> [WHAT THE TASK ASKS]
Take from the data every line in which the word "bytes" is found.

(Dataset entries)
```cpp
void CHipVideoProcessor::Flush()
{
    if (m_bInit) { (void)hipSetDevice(m_device); (void)JoinFrameLanes(true); (void)hipStreamSynchronize(m_stream); }
    m_curSample = nullptr;
    m_doviL1Present = m_doviL2Present = false;
    std::memset(m_doviL1, 0, sizeof(m_doviL1));
}

HRESULT CHipVideoProcessor::Reset()
{
    Flush();
    m_planDirty = true;
    return MPCVR_S_OK;
}

HRESULT CHipVideoProcessor::GetParamBlob(void *buf, size_t *size)
{
    if (!size) return Fail(MPCVR_E_POINTER, "null size");
    if (!m_srcParams) return Fail(MPCVR_E_NOT_VALID_STATE, "InitMediaType has not been called");
    if (!buf) { *size = sizeof(ParamBlob); return MPCVR_S_OK; }
    if (*size < sizeof(ParamBlob)) { *size = sizeof(ParamBlob); return Fail(MPCVR_E_INVALIDARG, "buffer too small"); }
    HRESULT hr;
    if (m_planDirty && (hr = UpdatePlan())) return hr;
    ParamBlob b{};
    b.magic = kBlobMagic; b.version = 1;
    std::memcpy(b.cm, m_cm, sizeof(m_cm));
// ... 166 lines not shown
```

### videorenderer_amd/csrc/hip_video_processor.h

```cpp
#pragma once
#include <hip/hip_runtime_api.h>

#include <string>
#include <utility>
#include <vector>

#include "../../include/mpcvr.h"
#include "vp_encode.h"
#include "vp_lanes.h"
#include "vp_measure.h"
#include "vp_tensor.h"
#include "vp_tensor_in.h"
#include "vp_deint.h"
#include "vp_lut3d.h"
#include "vp_deband.h"
#include "vp_launch.h"
#include "vp_params.h"
#include "vp_plan.h"
#include "vp_plan_tables.h"

namespace mpcvr {

typedef int32_t HRESULT;

// ... 77 lines not shown
    HRESULT ProcessBatchDeint(int n, const void *const *frames, int fieldOrder, int fieldsPerFrame, int mode, void *const *dsts, int rtPitch);
    HRESULT RenderLut3d(int field, const void *lutDev, int n, void *dst, int dstPitch, int dstFmt);
    HRESULT ProcessBatchLut3d(int n, const void *const *srcs, const void *lutDev, int lutN, void *const *dsts, int dstPitch, int dstFmt);
    HRESULT RenderDeband(int field, const mpcvr_deband_params *params, uint32_t seed, void *dst, int dstPitch, int dstFmt);
    HRESULT ProcessBatchDeband(int n, const void *const *srcs, const mpcvr_deband_params *params, uint32_t seed, void *const *dsts, int dstPitch, int dstFmt);
    HRESULT SetBatchYuvBudget(size_t bytes) { m_yuvBudget = bytes; return MPCVR_S_OK; }
    std::string GetLastBatchInfo() const;
    HRESULT ProcessBatchDovi(int n, const void *const *srcs, void *const *dsts, int rtPitch, const mpcvr_dovi_metadata *rpus);
    void Flush();
    HRESULT Reset();

    HRESULT GetParamBlob(void *buf, size_t *size);
    HRESULT SetParamBlob(const void *buf, size_t size);
    HRESULT GetFusedTables(void *buf, size_t *size);
    HRESULT BroadcastParamBlobBegin(void *ncclComm, int root, int rank);
    HRESULT BroadcastParamBlobEnd();
    HRESULT GetColorMatrix(float out[12]);
    HRESULT GetExtFmt(uint32_t *v);
    HRESULT GetFrameBytes(size_t *bytes, int *pitch);
    std::string GetPathInfo();
    HRESULT GetLastProcessMs(float *ms);
    HRESULT GetLastTimings(float *copy_host_ms, float *upload_ms, float *process_ms, float *readback_ms);
    const char *LastError() const { return m_lastError.c_str(); }
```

> [OUTPUT BELOW]
    HRESULT SetBatchYuvBudget(size_t bytes) { m_yuvBudget = bytes; return MPCVR_S_OK; }
    HRESULT GetFrameBytes(size_t *bytes, int *pitch);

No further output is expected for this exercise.